MOA of Celcade in crayon diagram is on the company web site at:

http://www.vasogen.com/sec/immune


The Phase II results as you stated were excellent. As we all know these do not necessarily carry over to Phase III. But 2400 pts enrolled and the time length to the trigger point would be favorable indicators of positive results in CHF. Not a bad market. So I'm betting on a favorable outcome as your looking for a 4-5 bagger versus maybe a drop to 1.5-2 on failure.

I'll be interested in your review of their literature, including the VP025 kicker.

PAD is dead for the moment IMHO. But it's built into the current price unless you can't read what's been released { Guys on the Motley Fool board think any end point subjectively measuring walking is doomed anyway.}
Re press release

Vasogen Announces the Early Close Out of the SIMPADICO Peripheral Arterial Disease Trial

Toronto, Ontario - August 30, 2005

Vasogen Inc. (NASDAQ:VSGN; TSX:VAS), focused on the development of immune modulation therapies for the treatment of cardiovascular disease, today announced the early close out of the 550-patient, double-blind, placebo-controlled phase III SIMPADICO trial of its Celacade™ technology for the treatment of symptomatic peripheral arterial disease (PAD). The decision to close out the trial at this time is based on a recommendation received from the SIMPADICO Steering Committee.
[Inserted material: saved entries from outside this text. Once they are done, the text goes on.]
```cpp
extern "C" int ngp_network_forward_rows(const void* enc, const float* dirs, uint32_t M, uint32_t M_valid, const void* w_sigma, const void* w_color,
                                        uint32_t num_layers_sigma, uint32_t num_layers_color, float density_scale, int training,
                                        void* forward_buffer_sigma, void* h16, float* sigma, void* color_in, void* forward_buffer_color,
                                        float* rgb, uint32_t flags, const uint32_t* rows_dev, ngp_stream_t stream) {
    NGP_REQUIRE(M % 128 == 0, NGP_ERR_INVALID, "network_forward: sample count must be 128 * m, but got %u", M);
    NGP_REQUIRE(num_layers_sigma >= 2 && num_layers_color >= 2, NGP_ERR_INVALID, "network_forward: num_layers should be larger than 2");
    if (M == 0) return NGP_OK;
    NGP_REQUIRE(enc && dirs && w_sigma && w_color && sigma && rgb, NGP_ERR_INVALID, "network_forward: NULL tensor");
    NGP_REQUIRE(!training || (h16 && color_in && (forward_buffer_sigma != nullptr) == (forward_buffer_color != nullptr)), NGP_ERR_INVALID,
                "network_forward: the training variant needs h16 and color_in, and both forward buffers or (NGP_FF_RECOMPUTE backward) neither");
    const size_t lds = forward_image_bytes<64>(32, num_layers_sigma) + forward_image_bytes<64>(32, num_layers_color);
    NGP_REQUIRE(lds <= 152 * 1024, NGP_ERR_INVALID, "network_forward: weights (%zu B) exceed the LDS of a CU", lds);
#ifndef NGP_NETFWD_TRAIN_WAVES
#define NGP_NETFWD_TRAIN_WAVES 4
#endif
#ifndef NGP_NETFWD_INFER_WAVES
#define NGP_NETFWD_INFER_WAVES 4
#endif
#ifndef NGP_NETFWD_TRAIN_TILES
#define NGP_NETFWD_TRAIN_TILES 1
#endif
#ifndef NGP_NETFWD_INFER_TILES
#define NGP_NETFWD_INFER_TILES 1
#endif
    constexpr int TW = NGP_NETFWD_TRAIN_WAVES, IW = NGP_NETFWD_INFER_WAVES, TT = NGP_NETFWD_TRAIN_TILES, IT = NGP_NETFWD_INFER_TILES;
    const void* kern = training ? reinterpret_cast<const void*>(k_network_forward<true, TW, TT>) : reinterpret_cast<const void*>(k_network_forward<false, IW, IT>);
    int rc = raise_lds(kern, lds, "network_forward");
    if (rc) return rc;
    const uint32_t n_tiles = M / FF_TILE;
    const uint32_t waves = training ? TW : IW, nt = training ? TT : IT;
    const uint32_t by_lds = (uint32_t)((160 * 1024) / (lds + 1024)), by_waves = (nt == 1 ? 16u : 12u) / waves;
#ifndef NGP_NETFWD_PER_CU
#define NGP_NETFWD_PER_CU 4u
#endif
    uint32_t per_cu = by_lds < by_waves ? by_lds : by_waves;
    per_cu = per_cu < 1 ? 1 : (per_cu > NGP_NETFWD_PER_CU ? NGP_NETFWD_PER_CU : per_cu);
    uint32_t blocks = (uint32_t)device_info().cus * per_cu;
    const uint32_t need = cdiv(cdiv(n_tiles, nt), waves);
    if (blocks > need) blocks = need;
    hipStream_t st = as_stream(stream);
    const bool planar = (flags & NGP_FF_INPUT_PLANAR) != 0;
    if (training)
        hipLaunchKernelGGL((k_network_forward<true, TW, TT>), dim3(blocks), dim3(TW * 64), lds, st, (const half_t*)enc, planar, dirs, M_valid, (const half_t*)w_sigma,
                           (const half_t*)w_color, (half_t*)forward_buffer_sigma, (half_t*)h16, sigma, (half_t*)color_in, (half_t*)forward_buffer_color, rgb,
                           n_tiles, num_layers_sigma, num_layers_color, density_scale, rows_dev);
    else
        hipLaunchKernelGGL((k_network_forward<false, IW, IT>), dim3(blocks), dim3(IW * 64), lds, st, (const half_t*)enc, planar, dirs, M_valid, (const half_t*)w_sigma,
                           (const half_t*)w_color, (half_t*)nullptr, (half_t*)nullptr, sigma, (half_t*)nullptr, (half_t*)nullptr, rgb, n_tiles,
                           num_layers_sigma, num_layers_color, density_scale, rows_dev);
    return check_launch("network_forward");
}

extern "C" int ngp_ffmlp_forward(const void* inputs, const void* weights, uint32_t B, uint32_t input_dim, uint32_t output_dim,
                                 uint32_t hidden_dim, uint32_t num_layers, uint32_t activation, uint32_t output_activation,
                                 void* forward_buffer, void* outputs, ngp_stream_t stream) {
    return ngp_ffmlp_forward_ex(inputs, weights, B, input_dim, output_dim, hidden_dim, num_layers, activation, output_activation,
                                forward_buffer, outputs, 0u, stream);
}
extern "C" int ngp_ffmlp_inference(const void* inputs, const void* weights, uint32_t B, uint32_t input_dim, uint32_t output_dim,
                                   uint32_t hidden_dim, uint32_t num_layers, uint32_t activation, uint32_t output_activation,
                                   void* inference_buffer, void* outputs, ngp_stream_t stream) {
    return ngp_ffmlp_inference_ex(inputs, weights, B, input_dim, output_dim, hidden_dim, num_layers, activation, output_activation,
                                  inference_buffer, outputs, 0u, stream);
}
extern "C" int ngp_ffmlp_backward(const void* grad, const void* inputs, const void* weights, const void* forward_buffer, uint32_t B,
                                  uint32_t input_dim, uint32_t output_dim, uint32_t hidden_dim, uint32_t num_layers, uint32_t activation,
                                  uint32_t output_activation, int calc_grad_inputs, void* backward_buffer, void* grad_inputs,
                                  void* grad_weights, ngp_stream_t stream) {
    return ngp_ffmlp_backward_ex(grad, inputs, weights, forward_buffer, B, input_dim, output_dim, hidden_dim, num_layers, activation,
                                 output_activation, calc_grad_inputs, backward_buffer, grad_inputs, grad_weights, 0u, stream);
}

static size_t g_splitk_request = 0;
extern "C" int ngp_allocate_splitk(size_t size) {
    g_splitk_request = size;
    return NGP_OK;
}
extern "C" int ngp_free_splitk(void) {
    g_splitk_request = 0;
    return NGP_OK;
}
```
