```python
DLG_OK = 0
DLG_DENSE, DLG_SPARSE, DLG_DENSE_PRODUCTS = 0, 1, 2
FLAG_PACKED, FLAG_UPPER = 1, 2
KIND_CAUCHY, KIND_GN, KIND_INTERP = 0, 1, 2
VEC_P, VEC_X, VEC_JTX, VEC_CAUCHY, VEC_GN, VEC_STEP, VEC_J, VEC_X_OWN, VEC_J_OWN = range(9)

ALLREDUCE_FN = C.CFUNCTYPE(C.c_int, C.c_void_p, C.c_size_t, C.c_void_p)

BACKEND_SYMBOLS = [
    "dlg_last_error", "dlg_device_count", "dlg_backend_create", "dlg_backend_destroy",
    "dlg_backend_set_stream", "dlg_backend_get_stream", "dlg_backend_set_shard",
    "dlg_sparse_set_pattern", "dlg_sparse_stats", "dlg_sparse_schedule", "dlg_sparse_leaf_rows_stats", "dlg_point_set_p", "dlg_point_upload",
    "dlg_point_upload_products", "dlg_point_bind_device", "dlg_point_eval", "dlg_cauchy",
    "dlg_factorize", "dlg_solve_gn", "dlg_gauss_newton", "dlg_cauchy_gauss_newton", "dlg_make_step",
    "dlg_expected_improvement", "dlg_step", "dlg_take_step", "dlg_solve_with_factor",
    "dlg_point_download", "dlg_factor_download_dense", "dlg_point_device_ptr",
    "dlg_kernel_syrk_lower", "dlg_kernel_potrf_lower", "dlg_probe_mfma_f64", "dlg_probe_mfma_f64_clock", "dlg_probe_mfma_f64_waves",
    "dlg_probe_hbm_copy", "dlg_set_trace", "dlg_mem_alloc", "dlg_mem_free", "dlg_host_alloc",
    "dlg_host_free", "dlg_mem_upload",
    "dlg_mem_download", "dlg_mem_zero", "dlg_device_sync", "dlg_sparse_symbolic_probe",
    "dlg_backend_set_profiling", "dlg_backend_get_profile", "dlg_backend_get_profile_early",
    "dlg_backend_set_allreduce", "dlg_backend_set_partition", "dlg_partition_rows", "dlg_partition_stats",
    "dlg_sparse_partition_probe", "dlg_rccl_unique_id", "dlg_backend_init_rccl", "dlg_backend_set_rccl",
    "dlg_backend_comm_size", "dlg_backend_has_rccl", "dlg_backend_set_noop_comm", "dlg_solve_multi", "dlg_pseudoinverse_chunk", "dlg_backend_set_speculation", "dlg_backend_set_defer_tail", "dlg_step_tail",
    "dlg_step_tail_pending", "dlg_backend_ei_source", "dlg_backend_set_between", "dlg_backend_between_redone", "dlg_point_eval_early",
    "dlg_backend_share_rccl", "dlg_point_gather_device", "dlg_backend_reset", "dlg_backend_device",
    "dlg_sparse_pattern_matches", "dlg_sparse_drop_pattern", "dlg_sparse_region_probe", "dlg_run_steps", "dlg_backend_time_allreduce",
    "dlg_feature_leverage", "dlg_outlierness_factors", "dlg_leverage_query", "dlg_leverage_stats",
    "dlg_covariance_blocks", "dlg_marginal_variances", "dlg_covariance_stats", "dlg_covariance_plan_seconds",
    "dlg_covariance_plan_probe", "dlg_covariance_entries", "dlg_covariance_entries_stats", "dlg_covariance_entries_probe",
    "dlg_query_covariance", "dlg_query_covariance_stats", "dlg_query_covariance_plan_seconds", "dlg_query_covariance_plan_probe",
]
PROF_NAMES = ["K1_jtx", "K3K8_norm2Jv", "K4_kernel", "K4_total", "K5_factor", "K6_solve", "K7_step", "vec"]
DOGLEG_SYMBOLS = [
    "dogleg_getDefaultParameters", "dogleg_setMaxIterations",
    "dogleg_setTrustregionUpdateParameters", "dogleg_setDebug", "dogleg_setInitialTrustregion",
    "dogleg_setThresholds", "dogleg_optimize", "dogleg_optimize2", "dogleg_optimize_dense",
    "dogleg_optimize_dense2", "dogleg_optimize_dense_products", "dogleg_computeJtJfactorization",
    "dogleg_freeContext", "dogleg_testGradient", "dogleg_testGradient_dense",
    "dogleg_testGradient_dense_products",
    "dogleg_optimize_device2", "dogleg_amd_backend", "dogleg_amd_point_slot",
    "dogleg_amd_set_communicator", "dogleg_amd_set_allreduce", "dogleg_amd_clear_communicator",
    "dogleg_amd_rccl_unique_id", "dogleg_amd_rank", "dogleg_amd_release_cache",
    "dogleg_amd_id_file_publish", "dogleg_amd_id_file_wait", "dogleg_amd_last_solve_timing",
    "dogleg_getOutliernessFactors", "dogleg_markOutliers", "dogleg_reportOutliers",
# ... 30 lines not shown
                       "g.build()'` (there is no CPU fallback)")
    L = C.CDLL(LIB_PATH)
    D, I, V = C.POINTER(C.c_double), C.POINTER(C.c_int), C.c_void_p
    L.dlg_last_error.restype = C.c_char_p
    L.dlg_device_count.restype = C.c_int
    L.dlg_backend_create.argtypes = [C.POINTER(V), C.c_int, C.c_int, C.c_int, C.c_int, C.c_int, C.c_int]
    L.dlg_backend_destroy.argtypes = [V]
    L.dlg_backend_destroy.restype = None
    L.dlg_backend_set_stream.argtypes = [V, V]
    L.dlg_backend_get_stream.argtypes = [V]
    L.dlg_backend_get_stream.restype = V
    L.dlg_backend_set_shard.argtypes = [V, C.c_int, C.c_int, V, V]
    L.dlg_backend_set_allreduce.argtypes = [V, V, V]
    L.dlg_backend_set_speculation.argtypes = [V, C.c_int]
    L.dlg_backend_set_defer_tail.argtypes = [V, C.c_int]
    L.dlg_step_tail.argtypes = [V, C.POINTER(C.c_double)]
    L.dlg_step_tail_pending.argtypes = [V]
    L.dlg_backend_ei_source.argtypes = [V, I, D]
    L.dlg_backend_set_partition.argtypes = [V, C.c_int, C.c_int]
    L.dlg_partition_rows.argtypes = [V, I, C.POINTER(I)]
    L.dlg_partition_stats.argtypes = [V, C.POINTER(C.c_long), C.c_int]
    L.dlg_sparse_partition_probe.argtypes = [C.c_int, C.c_int, I, I, C.c_int, C.c_int, C.POINTER(C.c_long), C.c_int, C.c_char_p]
    L.dlg_rccl_unique_id.argtypes = [V]
    L.dlg_backend_init_rccl.argtypes = [V, C.c_int, C.c_int, V]
    L.dlg_backend_set_rccl.argtypes = [V, V]
    L.dlg_backend_comm_size.argtypes = [V, I]
    L.dlg_backend_has_rccl.argtypes = [V]
    L.dlg_backend_set_noop_comm.argtypes = [V, C.c_int]
    L.dlg_backend_get_profile_early.argtypes = [V, D, C.POINTER(C.c_long), C.c_int]
    L.dlg_sparse_set_pattern.argtypes = [V, I, I]
    L.dlg_sparse_stats.argtypes = [V, C.POINTER(C.c_long), C.POINTER(C.c_long), I, I, D]
    L.dlg_sparse_schedule.argtypes = [V, I, I, I]
    L.dlg_sparse_leaf_rows_stats.argtypes = [V, C.POINTER(C.c_long), C.c_int]
    L.dlg_point_set_p.argtypes = [V, C.c_int, D]
    L.dlg_point_upload.argtypes = [V, C.c_int, D, D]
    L.dlg_point_upload_products.argtypes = [V, C.c_int, C.c_double, D, D]
    L.dlg_point_bind_device.argtypes = [V, C.c_int, V, V]
    L.dlg_point_eval.argtypes = [V, C.c_int, D, D]
    L.dlg_cauchy.argtypes = [V, C.c_int, D]
    L.dlg_factorize.argtypes = [V, C.c_int, C.c_double, I]
    L.dlg_solve_gn.argtypes = [V, C.c_int, D]
    L.dlg_gauss_newton.argtypes = [V, C.c_int, D, D]
    L.dlg_cauchy_gauss_newton.argtypes = [V, C.c_int, D, D, D]
    L.dlg_make_step.argtypes = [V, C.c_int, C.c_int, C.c_int, C.c_double, D, D, D, D]
    L.dlg_step.argtypes = [V, C.c_int, C.c_int, C.c_int, C.c_double, D, D, D, D, D]
    L.dlg_take_step.argtypes = [V, C.c_int, C.c_int, C.c_double, D, D, D]
    L.dlg_solve_with_factor.argtypes = [V, C.c_int, D, D, C.c_int]
    L.dlg_solve_multi.argtypes = [V, C.c_int, D, D, C.c_int]
    L.dlg_pseudoinverse_chunk.argtypes = [V, C.c_int, C.c_int, C.c_int, D]
    L.dlg_feature_leverage.argtypes = [V, C.c_int, C.c_int, C.c_int, C.c_int, D]
    L.dlg_outlierness_factors.argtypes = [V, C.c_int, C.c_int, C.c_int, C.c_double, D]
    L.dlg_leverage_query.argtypes = [V, C.c_int, D, C.c_int, C.c_int, C.c_int, D]
    L.dlg_leverage_stats.argtypes = [V, C.c_int, C.POINTER(C.c_long), C.POINTER(C.c_long), I]
    L.dlg_covariance_blocks.argtypes = [V, C.c_int, C.c_int, I, I, I, I, D]
    L.dlg_marginal_variances.argtypes = [V, C.c_int, D]
    L.dlg_covariance_stats.argtypes = [V, C.POINTER(C.c_long), C.POINTER(C.c_long), I]
    L.dlg_covariance_plan_seconds.argtypes = [V]
    L.dlg_covariance_plan_seconds.restype = C.c_double
    L.dlg_covariance_plan_probe.argtypes = [C.c_int, C.c_int, I, I, C.c_int, I, I, I, I, I, C.POINTER(C.c_long), C.c_int]
    L.dlg_covariance_entries.argtypes = [V, C.c_int, C.c_long, I, I, D]
    L.dlg_covariance_entries_stats.argtypes = [V, D, C.POINTER(C.c_long), C.POINTER(C.c_long)]
    L.dlg_covariance_entries_probe.argtypes = [C.c_int, C.c_int, I, I, C.c_long, I, I, I, C.POINTER(C.c_long), C.c_int]
    if hasattr(L, "dlg_query_covariance"):
        L.dlg_query_covariance.argtypes = [V, C.c_int, C.c_int, I, I, I, D, C.c_int, D]
        L.dlg_query_covariance_stats.argtypes = [V, C.POINTER(C.c_long), C.POINTER(C.c_long), I]
        L.dlg_query_covariance_plan_seconds.argtypes = [V]
# ... 638 lines not shown

    def set_noop_comm(self, on=True):
        _ck(self.L.dlg_backend_set_noop_comm(self.h, 1 if on else 0), "set_noop_comm")

    def comm_size(self):
        n = C.c_int()
        _ck(self.L.dlg_backend_comm_size(self.h, C.byref(n)), "comm_size")
        return n.value

    def set_pattern(self, Jp, Ji):
        Jp = np.ascontiguousarray(Jp, dtype=np.int32)
        Ji = np.ascontiguousarray(Ji, dtype=np.int32)
        _ck(self.L.dlg_sparse_set_pattern(self.h, iptr(Jp), iptr(Ji)), "set_pattern")

    def stats(self):
        a, b = C.c_long(), C.c_long()
        c, d = C.c_int(), C.c_int()
        e = C.c_double()
        _ck(self.L.dlg_sparse_stats(self.h, C.byref(a), C.byref(b), C.byref(c), C.byref(d), C.byref(e)),
            "stats")
        return dict(nnz_JtJ_lower=a.value, nnz_L=b.value, n_supernodes=c.value, n_levels=d.value,
                    factor_flops=e.value)

    def schedule(self):
        a, b, c = C.c_int(), C.c_int(), C.c_int()
        _ck(self.L.dlg_sparse_schedule(self.h, C.byref(a), C.byref(b), C.byref(c)), "schedule")
        return dict(n_levels=a.value, persist_level0=b.value, persist_items=c.value)

    def leaf_rows_stats(self):
        v = (C.c_long * 4)()
        _ck(self.L.dlg_sparse_leaf_rows_stats(self.h, v, 4), "leaf_rows_stats")
        return dict(lean_launches=v[0], materialized=v[1], raw=bool(v[2]), lean_levels=v[3])

    def set_p(self, slot, p):
        p = np.ascontiguousarray(p, dtype=np.float64)
        _ck(self.L.dlg_point_set_p(self.h, slot, dptr(p)), "set_p")

    def upload(self, slot, x, J):
        x = np.ascontiguousarray(x, dtype=np.float64)
        J = np.ascontiguousarray(J, dtype=np.float64)
        self._keep = [x, J]
        _ck(self.L.dlg_point_upload(self.h, slot, dptr(x), dptr(J)), "upload")

    def upload_products(self, slot, norm2x, Jtx, JtJ):
        Jtx = np.ascontiguousarray(Jtx, dtype=np.float64)
        JtJ = np.ascontiguousarray(JtJ, dtype=np.float64)
        self._keep = [Jtx, JtJ]
        _ck(self.L.dlg_point_upload_products(self.h, slot, norm2x, dptr(Jtx), dptr(JtJ)), "upload")

    def bind_device(self, slot, x_ptr, J_ptr):
        _ck(self.L.dlg_point_bind_device(self.h, slot, C.c_void_p(x_ptr), C.c_void_p(J_ptr)), "bind")

    def eval(self, slot):
        a, b = C.c_double(), C.c_double()
        _ck(self.L.dlg_point_eval(self.h, slot, C.byref(a), C.byref(b)), "eval")
        return a.value, b.value

    def cauchy(self, slot):
        a = C.c_double()
        _ck(self.L.dlg_cauchy(self.h, slot, C.byref(a)), "cauchy")
        return a.value

    def factorize(self, slot, lam=0.0):
        ok = C.c_int()
        _ck(self.L.dlg_factorize(self.h, slot, lam, C.byref(ok)), "factorize")
        return bool(ok.value)
# ... 198 lines not shown
```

The Steering Committee’s recommendation was based on a recommendation by the trial’s External Safety and Efficacy Monitoring Committee (ESEMC). The ESEMC recommended the early close out of the study based on the absence of a sufficiently strong efficacy signal and their observation of a modest imbalance in the distribution of a small number of malignancy cases. Based on the Steering Committee’s own review, and the findings of an independent expert in medical oncology, the Steering Committee concluded that no safety concern existed. However, given that the ESEMC’s analysis also incorporated efficacy information and all patients have completed the assessments necessary for the analysis of the primary endpoint, the Steering Committee recommended the early close out of the trial.

“While the Steering Committee does not agree that a safety concern existed, our knowledge that the ESEMC’s analysis also considered efficacy led to our decision to recommend stopping the study at this time,” stated Dr. Jeffrey Olin, Professor of Medicine at the Mount Sinai School of Medicine, Director of Vascular Medicine at The Zena and Michael A. Wiener Cardiovascular Institute in New York, Principal Investigator and Chairman of the Steering Committee for the SIMPADICO trial. “We are now proceeding to lock the data base, fully analyze the data, and report the final results of the trial.”